Got it. Then maybe just sticking with SBA. You know, the gain on sale margin looked like it came in a little bit, kind of just doing the simple math from the deck. I know that the guarantees percentage, you know, came down with the CARES Act rolling off. Was there anything besides that drove tighter SBA margins? Separately, you know, going forward as we're thinking about rising rates, should we be thinking also about, you know, lower gain on sale margins as rates rise?
We did see, the secondary market come down a little bit. Remember, the sale is driven by duration and interest rates. It depends on your mix a little bit for the quarter. You know, still was very high. As you know, historically, as interest rates go up, I would expect there could be a little compression. There's still right now a big desire. There's still a lot of liquidity out there and a big desire for that guaranteed money.
We have the inventory that you spoke of too, so it gives us a little more flexibility to hit our budget even if rates rise and the gain on sale comes down a little bit.
I think it creates a really nice lever for us to be able to have some optionality.
Got it. Okay. Shifting away from SBA, Jefferson, do you guys have an estimate of what the day one reserve level looks like, you know, with Aquesta and Reliant folded into the mix? I know it's a little challenging.

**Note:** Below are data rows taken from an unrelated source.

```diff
diff --git a/magnify_b200/ops.py b/magnify_b200/ops.py
--- a/magnify_b200/ops.py
+++ b/magnify_b200/ops.py
@@ -473,8 +473,12 @@
                   int(length), _ptr(mask_t), tm, _ptr(mask), _ptr(out), NSTATS, _stream())
 
 
+last_stats_fused = True
+
+
 def roi_stats(roi: torch.Tensor, fg: torch.Tensor, bg: torch.Tensor, mask_t: Optional[torch.Tensor] = None,
-              medians: bool = True) -> torch.Tensor:
+              medians: bool = True, order: Optional[torch.Tensor] = None,
+              mask_counts: Optional[Sequence[int]] = None) -> torch.Tensor:
     if roi.dtype not in (torch.uint16, torch.float32):
         raise TypeError(f"roi must be uint16 or float32, got {roi.dtype}")
     _check(roi, "roi", ndim=5)
@@ -482,6 +486,20 @@
     fg, bg, tm = _masks_u8(fg, bg, m, length)
     mask_t = _default_mask_t(mask_t, tm, t, roi.device)
     stats = torch.empty((m, c, t, NSTATS), dtype=torch.float64, device=roi.device)
+    global last_stats_fused
+    last_stats_fused = False
+    if roi.dtype == torch.uint16 and length % 4 == 0 and roi.data_ptr() % 16 == 0 and m * c * t > 0:
+        if mask_counts is None:
+            mask_counts = mask_count_max(fg, bg) if m * tm > 0 else (0, 0)
+        with torch.cuda.device(roi.device):
+            rc = _lib.try_call("mgb_roi_stats_lists_u16", _ptr(roi), m, c, t, int(length),
+                               _ptr(_check_order(order, m)), _ptr(mask_t), tm, _ptr(fg), _ptr(bg), _ptr(stats),
+                               int(bool(medians)), int(mask_counts[0]), int(mask_counts[1]), _stream())
+        if rc == 0:
+            last_stats_fused = True
+            return stats
+        if rc != _lib.MGB_EALIGN:
+            raise _lib.MagnifyB200Error("mgb_roi_stats_lists_u16", rc, _lib.error_string(rc))
     with torch.cuda.device(roi.device):
         _lib.call("mgb_roi_stats_u16" if roi.dtype == torch.uint16 else "mgb_roi_stats_f32", _ptr(roi), m, c, t,
                   int(length), _ptr(mask_t), tm, _ptr(fg), _ptr(bg), _ptr(stats), _stream())
```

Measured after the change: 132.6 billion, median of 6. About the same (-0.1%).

Yeah. Let's see here. I might have to do that. I know we have a double dip that we're expecting of 16, and I believe the original mark was. I'm looking at one person here. It was 15. So I think we're expecting roughly $30 million to go into the reserve via double dip and day one PCD mark. But I haven't done it on a percentage term, but we can talk offline to get you what you're talking about. But that's. Rob may have
Well, I was just gonna say, you said Aquesta and Reliant. The Aquesta stuff is in the deck on page 18, what we did on day one. Your numbers were just Reliant.
That's correct.
Yeah.
Okay. Got it. Just two more quick ones for me, if I could. Do you have the variable rate loan percentage pro forma with Reliant, Jefferson?
Not with me, but we're 53, and it'll be down fractionally from there. They're about 15% of our loan book. It'll come down a little bit, but not a lot.
Okay. Could you guys provide some color on what Reliant's core loan growth was ex-PPP for the fourth quarter?
It was relatively flat, maybe a little bit under. They had a great Q3, but they didn't enjoy the same thing in Q4, which is not unusual in an acquisition period before the deal closes. We've seen that historically.
Understood. Thank you all very much for taking my questions. Rob, thanks for putting the senior care slide back in the deck this quarter.
This concludes our question and answer session. I would like to turn the conference back over to Mr. Harton for any closing remarks.
Well, great. I just would like to thank all of you for your time and attention. If you do have any follow-up questions, don't hesitate to reach out at any time, and we'll look forward to talking to you next quarter. Thank you so much.
The conference is now concluded. Thank you for attending today's presentation. You may now disconnect.